Stored items:
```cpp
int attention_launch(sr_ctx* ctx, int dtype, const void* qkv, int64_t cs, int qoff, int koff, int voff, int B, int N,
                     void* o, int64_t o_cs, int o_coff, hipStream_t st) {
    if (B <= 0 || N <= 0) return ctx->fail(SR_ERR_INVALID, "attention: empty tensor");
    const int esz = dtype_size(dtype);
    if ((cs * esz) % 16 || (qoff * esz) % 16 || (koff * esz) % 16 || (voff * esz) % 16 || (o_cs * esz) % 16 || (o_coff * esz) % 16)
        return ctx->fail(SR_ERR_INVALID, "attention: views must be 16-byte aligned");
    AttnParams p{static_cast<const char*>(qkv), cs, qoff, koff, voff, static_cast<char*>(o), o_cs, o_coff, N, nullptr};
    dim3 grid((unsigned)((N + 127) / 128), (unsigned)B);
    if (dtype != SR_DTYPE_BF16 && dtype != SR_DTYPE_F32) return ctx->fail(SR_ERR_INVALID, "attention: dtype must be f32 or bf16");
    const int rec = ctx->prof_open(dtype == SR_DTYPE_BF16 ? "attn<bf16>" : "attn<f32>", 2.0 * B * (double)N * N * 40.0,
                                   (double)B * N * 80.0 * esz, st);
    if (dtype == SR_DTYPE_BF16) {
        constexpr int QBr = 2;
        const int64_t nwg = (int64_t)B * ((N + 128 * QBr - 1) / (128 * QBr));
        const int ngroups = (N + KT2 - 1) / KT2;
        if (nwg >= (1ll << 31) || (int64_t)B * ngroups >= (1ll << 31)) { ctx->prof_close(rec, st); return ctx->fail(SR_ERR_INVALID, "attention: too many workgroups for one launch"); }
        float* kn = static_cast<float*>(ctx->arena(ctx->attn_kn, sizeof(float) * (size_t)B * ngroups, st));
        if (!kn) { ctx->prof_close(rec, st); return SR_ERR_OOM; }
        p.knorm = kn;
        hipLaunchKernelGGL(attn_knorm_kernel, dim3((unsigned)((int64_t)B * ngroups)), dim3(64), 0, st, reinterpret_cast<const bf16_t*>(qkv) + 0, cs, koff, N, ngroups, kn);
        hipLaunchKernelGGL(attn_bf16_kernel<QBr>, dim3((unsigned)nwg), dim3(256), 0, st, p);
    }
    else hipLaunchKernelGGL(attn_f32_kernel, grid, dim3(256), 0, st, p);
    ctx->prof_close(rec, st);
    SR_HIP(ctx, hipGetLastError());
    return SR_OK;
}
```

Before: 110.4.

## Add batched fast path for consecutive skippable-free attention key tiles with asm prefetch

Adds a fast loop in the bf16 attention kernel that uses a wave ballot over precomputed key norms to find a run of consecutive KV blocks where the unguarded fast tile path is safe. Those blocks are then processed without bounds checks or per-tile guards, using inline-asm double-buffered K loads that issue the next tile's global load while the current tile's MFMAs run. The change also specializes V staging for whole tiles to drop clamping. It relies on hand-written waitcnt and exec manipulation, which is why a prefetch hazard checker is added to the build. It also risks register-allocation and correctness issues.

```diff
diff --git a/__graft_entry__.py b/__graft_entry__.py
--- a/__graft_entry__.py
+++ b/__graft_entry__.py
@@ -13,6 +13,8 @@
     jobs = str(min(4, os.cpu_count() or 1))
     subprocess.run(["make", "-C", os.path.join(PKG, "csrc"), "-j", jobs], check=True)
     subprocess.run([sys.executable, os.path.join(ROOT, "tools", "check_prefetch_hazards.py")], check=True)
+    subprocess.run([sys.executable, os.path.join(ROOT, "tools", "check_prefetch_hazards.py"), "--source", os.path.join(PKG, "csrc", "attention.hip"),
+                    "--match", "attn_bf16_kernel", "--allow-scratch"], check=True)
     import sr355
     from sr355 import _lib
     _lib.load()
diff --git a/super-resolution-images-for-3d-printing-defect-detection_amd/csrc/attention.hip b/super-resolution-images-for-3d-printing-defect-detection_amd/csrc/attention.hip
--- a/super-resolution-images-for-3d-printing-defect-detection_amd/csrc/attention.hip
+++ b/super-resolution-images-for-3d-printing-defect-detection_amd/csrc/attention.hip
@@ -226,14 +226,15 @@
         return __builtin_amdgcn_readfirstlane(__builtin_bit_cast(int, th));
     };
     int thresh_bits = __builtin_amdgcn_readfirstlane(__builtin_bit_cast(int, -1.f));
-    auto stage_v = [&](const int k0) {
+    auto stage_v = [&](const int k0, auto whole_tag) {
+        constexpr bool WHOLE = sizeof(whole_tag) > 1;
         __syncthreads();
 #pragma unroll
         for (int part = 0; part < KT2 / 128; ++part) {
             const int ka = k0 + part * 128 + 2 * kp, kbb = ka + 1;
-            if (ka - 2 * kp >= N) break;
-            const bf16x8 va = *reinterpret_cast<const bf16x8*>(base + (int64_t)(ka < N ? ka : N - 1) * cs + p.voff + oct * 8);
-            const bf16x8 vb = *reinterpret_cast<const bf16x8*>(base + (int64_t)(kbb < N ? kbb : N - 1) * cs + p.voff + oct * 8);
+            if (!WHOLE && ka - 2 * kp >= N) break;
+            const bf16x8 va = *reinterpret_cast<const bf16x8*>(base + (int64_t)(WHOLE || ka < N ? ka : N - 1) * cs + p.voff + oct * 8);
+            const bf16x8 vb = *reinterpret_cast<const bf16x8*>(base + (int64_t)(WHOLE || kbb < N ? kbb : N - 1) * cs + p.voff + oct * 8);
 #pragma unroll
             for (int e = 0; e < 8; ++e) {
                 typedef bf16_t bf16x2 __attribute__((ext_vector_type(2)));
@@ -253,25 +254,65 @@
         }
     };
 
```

---

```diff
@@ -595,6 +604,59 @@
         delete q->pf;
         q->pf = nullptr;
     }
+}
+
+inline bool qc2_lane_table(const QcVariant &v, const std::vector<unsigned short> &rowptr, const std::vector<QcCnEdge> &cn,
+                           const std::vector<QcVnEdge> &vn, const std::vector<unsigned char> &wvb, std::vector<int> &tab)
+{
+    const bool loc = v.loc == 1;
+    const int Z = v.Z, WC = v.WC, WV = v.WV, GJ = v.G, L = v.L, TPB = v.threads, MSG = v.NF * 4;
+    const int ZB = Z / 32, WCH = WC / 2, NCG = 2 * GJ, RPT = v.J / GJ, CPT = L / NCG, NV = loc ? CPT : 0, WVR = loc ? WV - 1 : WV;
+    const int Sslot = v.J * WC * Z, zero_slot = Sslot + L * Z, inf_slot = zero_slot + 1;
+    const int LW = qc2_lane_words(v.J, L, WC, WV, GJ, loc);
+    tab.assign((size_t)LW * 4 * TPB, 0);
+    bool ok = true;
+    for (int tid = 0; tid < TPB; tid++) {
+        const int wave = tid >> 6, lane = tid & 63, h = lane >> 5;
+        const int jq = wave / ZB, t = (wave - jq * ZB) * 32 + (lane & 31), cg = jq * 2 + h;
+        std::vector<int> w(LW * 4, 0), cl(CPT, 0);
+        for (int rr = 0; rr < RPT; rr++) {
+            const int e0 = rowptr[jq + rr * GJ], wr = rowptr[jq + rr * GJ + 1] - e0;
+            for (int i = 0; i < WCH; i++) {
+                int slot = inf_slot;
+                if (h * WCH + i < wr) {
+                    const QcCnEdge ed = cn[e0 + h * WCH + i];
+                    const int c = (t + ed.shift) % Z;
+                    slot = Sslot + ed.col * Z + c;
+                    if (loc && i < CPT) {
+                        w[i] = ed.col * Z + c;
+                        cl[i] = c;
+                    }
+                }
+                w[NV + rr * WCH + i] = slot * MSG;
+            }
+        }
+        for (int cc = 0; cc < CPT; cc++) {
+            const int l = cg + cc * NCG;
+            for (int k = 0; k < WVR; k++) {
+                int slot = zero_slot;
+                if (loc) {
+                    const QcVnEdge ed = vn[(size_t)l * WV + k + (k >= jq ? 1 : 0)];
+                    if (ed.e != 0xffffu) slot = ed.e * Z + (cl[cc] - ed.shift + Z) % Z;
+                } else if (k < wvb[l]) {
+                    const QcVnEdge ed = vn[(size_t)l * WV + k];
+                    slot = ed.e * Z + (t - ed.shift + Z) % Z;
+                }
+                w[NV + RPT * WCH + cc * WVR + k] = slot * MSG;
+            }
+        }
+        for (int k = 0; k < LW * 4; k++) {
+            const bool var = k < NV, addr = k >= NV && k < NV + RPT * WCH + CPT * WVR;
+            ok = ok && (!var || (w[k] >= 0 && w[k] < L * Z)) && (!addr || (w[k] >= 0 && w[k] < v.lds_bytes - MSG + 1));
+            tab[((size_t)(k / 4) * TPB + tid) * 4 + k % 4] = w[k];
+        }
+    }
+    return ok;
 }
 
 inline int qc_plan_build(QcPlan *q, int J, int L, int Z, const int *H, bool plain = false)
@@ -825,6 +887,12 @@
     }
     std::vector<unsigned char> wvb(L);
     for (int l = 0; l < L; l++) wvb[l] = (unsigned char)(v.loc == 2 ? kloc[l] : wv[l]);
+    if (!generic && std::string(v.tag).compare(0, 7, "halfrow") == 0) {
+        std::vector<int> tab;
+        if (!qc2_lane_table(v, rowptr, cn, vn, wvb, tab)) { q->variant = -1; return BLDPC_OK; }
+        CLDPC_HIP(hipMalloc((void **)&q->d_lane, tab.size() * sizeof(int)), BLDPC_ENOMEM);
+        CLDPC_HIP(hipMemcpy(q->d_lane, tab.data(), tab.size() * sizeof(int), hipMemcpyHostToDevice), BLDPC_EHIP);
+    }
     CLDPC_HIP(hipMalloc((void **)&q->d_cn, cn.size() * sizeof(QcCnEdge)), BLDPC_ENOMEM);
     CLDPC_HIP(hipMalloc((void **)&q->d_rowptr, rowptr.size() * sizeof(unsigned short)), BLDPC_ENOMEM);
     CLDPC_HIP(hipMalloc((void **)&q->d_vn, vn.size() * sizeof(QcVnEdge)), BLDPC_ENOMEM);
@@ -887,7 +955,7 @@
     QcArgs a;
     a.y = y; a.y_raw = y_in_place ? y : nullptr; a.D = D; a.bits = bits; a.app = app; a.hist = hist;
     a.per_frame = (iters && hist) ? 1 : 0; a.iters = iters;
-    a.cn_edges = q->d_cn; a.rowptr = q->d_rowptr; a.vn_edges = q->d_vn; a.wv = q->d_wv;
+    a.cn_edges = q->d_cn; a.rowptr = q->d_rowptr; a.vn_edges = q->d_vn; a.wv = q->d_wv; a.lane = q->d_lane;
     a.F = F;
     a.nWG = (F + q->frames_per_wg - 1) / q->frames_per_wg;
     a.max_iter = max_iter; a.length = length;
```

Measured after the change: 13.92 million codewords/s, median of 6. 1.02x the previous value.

---

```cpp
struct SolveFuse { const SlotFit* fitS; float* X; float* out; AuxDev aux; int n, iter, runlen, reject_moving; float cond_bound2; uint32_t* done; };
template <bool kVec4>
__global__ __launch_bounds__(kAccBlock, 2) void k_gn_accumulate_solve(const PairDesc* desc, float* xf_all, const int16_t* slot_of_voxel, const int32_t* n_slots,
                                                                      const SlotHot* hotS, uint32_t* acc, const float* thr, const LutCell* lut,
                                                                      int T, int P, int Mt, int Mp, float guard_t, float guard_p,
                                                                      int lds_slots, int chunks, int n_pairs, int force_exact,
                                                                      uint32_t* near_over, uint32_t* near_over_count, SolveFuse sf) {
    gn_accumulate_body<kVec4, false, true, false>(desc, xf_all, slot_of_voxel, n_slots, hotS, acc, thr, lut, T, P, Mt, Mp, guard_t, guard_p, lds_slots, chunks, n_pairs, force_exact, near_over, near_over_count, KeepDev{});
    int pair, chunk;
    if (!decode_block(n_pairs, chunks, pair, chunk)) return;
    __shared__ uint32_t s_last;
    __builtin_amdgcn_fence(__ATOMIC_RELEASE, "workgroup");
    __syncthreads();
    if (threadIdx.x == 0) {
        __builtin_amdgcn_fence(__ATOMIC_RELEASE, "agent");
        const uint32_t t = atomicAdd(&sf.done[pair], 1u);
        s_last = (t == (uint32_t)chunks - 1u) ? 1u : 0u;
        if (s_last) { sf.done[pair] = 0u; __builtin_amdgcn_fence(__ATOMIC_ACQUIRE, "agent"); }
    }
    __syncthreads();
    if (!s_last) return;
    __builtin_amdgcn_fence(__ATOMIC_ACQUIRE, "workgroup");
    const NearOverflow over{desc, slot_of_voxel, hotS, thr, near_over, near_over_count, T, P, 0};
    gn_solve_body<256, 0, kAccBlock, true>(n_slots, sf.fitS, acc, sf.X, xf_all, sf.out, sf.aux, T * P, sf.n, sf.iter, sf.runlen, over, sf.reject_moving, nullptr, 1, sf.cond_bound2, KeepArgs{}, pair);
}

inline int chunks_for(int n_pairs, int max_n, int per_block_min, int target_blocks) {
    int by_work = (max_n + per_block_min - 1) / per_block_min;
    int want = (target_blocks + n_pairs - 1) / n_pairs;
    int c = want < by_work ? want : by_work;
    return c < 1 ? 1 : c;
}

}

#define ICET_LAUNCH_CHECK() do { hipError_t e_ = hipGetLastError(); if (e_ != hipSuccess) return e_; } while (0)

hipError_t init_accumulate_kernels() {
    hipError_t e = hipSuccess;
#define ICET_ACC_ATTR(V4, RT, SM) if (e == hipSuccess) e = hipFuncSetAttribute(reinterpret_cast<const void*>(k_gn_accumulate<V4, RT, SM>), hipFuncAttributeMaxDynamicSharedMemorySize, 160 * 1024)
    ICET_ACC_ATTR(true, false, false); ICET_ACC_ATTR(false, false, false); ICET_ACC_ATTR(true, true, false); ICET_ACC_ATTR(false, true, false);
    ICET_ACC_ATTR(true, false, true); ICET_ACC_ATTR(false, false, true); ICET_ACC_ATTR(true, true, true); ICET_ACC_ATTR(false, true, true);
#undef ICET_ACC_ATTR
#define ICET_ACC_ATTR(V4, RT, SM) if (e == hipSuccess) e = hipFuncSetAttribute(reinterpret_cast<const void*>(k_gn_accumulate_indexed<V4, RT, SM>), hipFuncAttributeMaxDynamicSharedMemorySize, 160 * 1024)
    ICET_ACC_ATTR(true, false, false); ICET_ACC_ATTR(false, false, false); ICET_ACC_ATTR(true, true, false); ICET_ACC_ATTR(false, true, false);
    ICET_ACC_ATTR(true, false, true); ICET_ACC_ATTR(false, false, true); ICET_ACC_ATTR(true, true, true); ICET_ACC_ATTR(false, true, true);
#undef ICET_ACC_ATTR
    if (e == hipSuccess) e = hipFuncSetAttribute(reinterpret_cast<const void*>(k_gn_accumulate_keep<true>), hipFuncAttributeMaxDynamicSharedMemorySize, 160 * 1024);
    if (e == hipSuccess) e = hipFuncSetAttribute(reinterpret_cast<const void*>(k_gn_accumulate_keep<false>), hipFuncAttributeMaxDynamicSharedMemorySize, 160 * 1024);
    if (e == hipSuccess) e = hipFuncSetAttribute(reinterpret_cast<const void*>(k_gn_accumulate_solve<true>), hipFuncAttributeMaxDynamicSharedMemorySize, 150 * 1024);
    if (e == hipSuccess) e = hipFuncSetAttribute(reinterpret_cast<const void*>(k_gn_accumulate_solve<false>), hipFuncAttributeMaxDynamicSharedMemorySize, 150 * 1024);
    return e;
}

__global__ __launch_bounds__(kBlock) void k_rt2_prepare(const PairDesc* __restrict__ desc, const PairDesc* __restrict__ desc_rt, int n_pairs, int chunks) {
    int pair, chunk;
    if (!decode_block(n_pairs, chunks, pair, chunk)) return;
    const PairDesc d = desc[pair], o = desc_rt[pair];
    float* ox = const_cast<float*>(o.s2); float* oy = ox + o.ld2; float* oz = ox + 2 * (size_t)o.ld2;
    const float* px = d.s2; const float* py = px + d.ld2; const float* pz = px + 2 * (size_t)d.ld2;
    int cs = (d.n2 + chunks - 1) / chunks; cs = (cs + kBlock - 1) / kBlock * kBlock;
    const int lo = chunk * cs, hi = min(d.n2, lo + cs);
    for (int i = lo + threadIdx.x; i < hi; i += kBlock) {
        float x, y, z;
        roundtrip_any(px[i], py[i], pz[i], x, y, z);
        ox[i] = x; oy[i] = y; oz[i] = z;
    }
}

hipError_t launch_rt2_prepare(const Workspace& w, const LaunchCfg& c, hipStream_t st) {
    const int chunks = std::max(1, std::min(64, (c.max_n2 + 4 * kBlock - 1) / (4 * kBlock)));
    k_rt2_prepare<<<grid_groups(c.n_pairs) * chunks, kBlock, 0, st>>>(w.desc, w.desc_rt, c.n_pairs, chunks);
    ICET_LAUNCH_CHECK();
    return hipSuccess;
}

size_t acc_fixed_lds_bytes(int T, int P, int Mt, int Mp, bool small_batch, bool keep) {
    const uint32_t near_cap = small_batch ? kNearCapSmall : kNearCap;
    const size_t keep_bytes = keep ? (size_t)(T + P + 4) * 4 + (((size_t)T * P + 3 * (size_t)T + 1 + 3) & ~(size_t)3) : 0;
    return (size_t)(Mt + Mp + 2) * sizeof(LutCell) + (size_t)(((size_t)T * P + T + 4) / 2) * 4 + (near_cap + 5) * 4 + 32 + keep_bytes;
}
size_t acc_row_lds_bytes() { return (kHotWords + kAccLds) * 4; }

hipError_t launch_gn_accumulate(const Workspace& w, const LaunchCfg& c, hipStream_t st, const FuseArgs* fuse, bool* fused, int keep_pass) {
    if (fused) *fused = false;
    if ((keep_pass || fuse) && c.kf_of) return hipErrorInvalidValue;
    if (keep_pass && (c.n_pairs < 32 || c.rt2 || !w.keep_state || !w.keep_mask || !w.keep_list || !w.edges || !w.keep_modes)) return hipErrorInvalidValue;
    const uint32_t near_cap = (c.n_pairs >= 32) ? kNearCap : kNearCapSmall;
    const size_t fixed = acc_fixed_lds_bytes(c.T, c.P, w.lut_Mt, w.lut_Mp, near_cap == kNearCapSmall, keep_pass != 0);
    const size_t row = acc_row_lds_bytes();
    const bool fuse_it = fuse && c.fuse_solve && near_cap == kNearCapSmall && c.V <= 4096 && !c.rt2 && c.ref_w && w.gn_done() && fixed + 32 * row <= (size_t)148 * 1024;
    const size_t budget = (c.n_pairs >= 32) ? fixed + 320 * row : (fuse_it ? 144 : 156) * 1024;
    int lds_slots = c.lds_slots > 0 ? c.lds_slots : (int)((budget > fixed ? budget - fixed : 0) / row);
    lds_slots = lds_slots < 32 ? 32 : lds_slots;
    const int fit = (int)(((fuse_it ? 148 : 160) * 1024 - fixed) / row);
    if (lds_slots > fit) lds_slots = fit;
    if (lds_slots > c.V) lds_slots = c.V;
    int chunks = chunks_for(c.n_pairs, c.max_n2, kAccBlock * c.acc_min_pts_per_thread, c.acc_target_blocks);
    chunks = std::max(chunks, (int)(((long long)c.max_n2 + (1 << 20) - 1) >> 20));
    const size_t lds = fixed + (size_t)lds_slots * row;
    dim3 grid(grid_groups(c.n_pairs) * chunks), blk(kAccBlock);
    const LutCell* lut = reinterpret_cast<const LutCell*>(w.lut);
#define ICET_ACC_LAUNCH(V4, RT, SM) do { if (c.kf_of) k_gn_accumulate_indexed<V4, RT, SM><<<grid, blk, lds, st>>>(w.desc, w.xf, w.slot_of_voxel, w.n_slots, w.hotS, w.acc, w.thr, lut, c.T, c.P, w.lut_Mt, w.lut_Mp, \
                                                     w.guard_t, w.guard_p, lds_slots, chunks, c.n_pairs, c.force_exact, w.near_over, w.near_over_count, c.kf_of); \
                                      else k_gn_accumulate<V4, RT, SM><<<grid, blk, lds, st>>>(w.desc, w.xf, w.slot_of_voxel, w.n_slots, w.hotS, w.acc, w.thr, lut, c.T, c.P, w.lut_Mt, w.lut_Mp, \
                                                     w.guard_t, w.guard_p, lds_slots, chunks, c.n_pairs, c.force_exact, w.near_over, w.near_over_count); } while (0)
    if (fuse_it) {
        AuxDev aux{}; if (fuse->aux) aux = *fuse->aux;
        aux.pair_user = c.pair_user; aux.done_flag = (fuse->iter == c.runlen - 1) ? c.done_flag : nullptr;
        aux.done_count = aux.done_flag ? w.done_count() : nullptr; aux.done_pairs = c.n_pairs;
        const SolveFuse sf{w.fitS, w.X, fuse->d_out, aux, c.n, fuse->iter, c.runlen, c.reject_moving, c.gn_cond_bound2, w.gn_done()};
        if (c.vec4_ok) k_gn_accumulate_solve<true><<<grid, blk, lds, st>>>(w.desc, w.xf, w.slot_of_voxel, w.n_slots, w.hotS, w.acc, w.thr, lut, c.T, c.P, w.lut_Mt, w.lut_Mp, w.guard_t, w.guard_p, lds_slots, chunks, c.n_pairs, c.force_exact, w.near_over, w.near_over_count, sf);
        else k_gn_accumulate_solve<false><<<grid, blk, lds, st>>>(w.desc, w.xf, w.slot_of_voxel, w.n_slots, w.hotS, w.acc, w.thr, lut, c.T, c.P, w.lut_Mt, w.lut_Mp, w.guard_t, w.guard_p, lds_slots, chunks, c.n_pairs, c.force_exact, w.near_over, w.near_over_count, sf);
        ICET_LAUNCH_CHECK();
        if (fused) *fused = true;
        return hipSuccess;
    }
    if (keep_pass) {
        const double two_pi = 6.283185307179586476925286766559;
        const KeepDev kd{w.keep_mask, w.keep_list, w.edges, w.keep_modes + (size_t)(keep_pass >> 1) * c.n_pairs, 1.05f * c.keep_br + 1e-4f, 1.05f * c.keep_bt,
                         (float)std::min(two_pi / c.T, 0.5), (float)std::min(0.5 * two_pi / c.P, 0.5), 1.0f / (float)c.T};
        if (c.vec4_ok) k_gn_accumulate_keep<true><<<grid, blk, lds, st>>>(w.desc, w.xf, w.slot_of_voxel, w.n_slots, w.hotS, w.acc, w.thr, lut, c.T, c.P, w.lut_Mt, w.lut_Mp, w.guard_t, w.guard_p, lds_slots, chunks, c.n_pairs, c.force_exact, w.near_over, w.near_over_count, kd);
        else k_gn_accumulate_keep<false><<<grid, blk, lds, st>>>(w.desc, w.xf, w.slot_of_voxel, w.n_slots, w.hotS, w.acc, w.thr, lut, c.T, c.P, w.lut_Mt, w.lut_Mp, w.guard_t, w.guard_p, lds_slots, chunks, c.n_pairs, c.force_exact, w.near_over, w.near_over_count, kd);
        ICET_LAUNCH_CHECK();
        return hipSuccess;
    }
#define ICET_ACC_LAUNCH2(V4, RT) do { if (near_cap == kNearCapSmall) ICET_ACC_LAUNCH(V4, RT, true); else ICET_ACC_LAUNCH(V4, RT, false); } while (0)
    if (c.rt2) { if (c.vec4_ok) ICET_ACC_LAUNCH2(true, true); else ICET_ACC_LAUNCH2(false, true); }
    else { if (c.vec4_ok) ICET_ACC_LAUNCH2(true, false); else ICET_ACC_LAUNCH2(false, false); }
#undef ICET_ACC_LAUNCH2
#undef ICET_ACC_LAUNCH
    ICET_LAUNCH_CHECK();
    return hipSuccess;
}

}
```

**Task item**. Work out how many lines in the entries hold the string "AuxDev". Your answer should consist solely of that number.

**Output below**. 2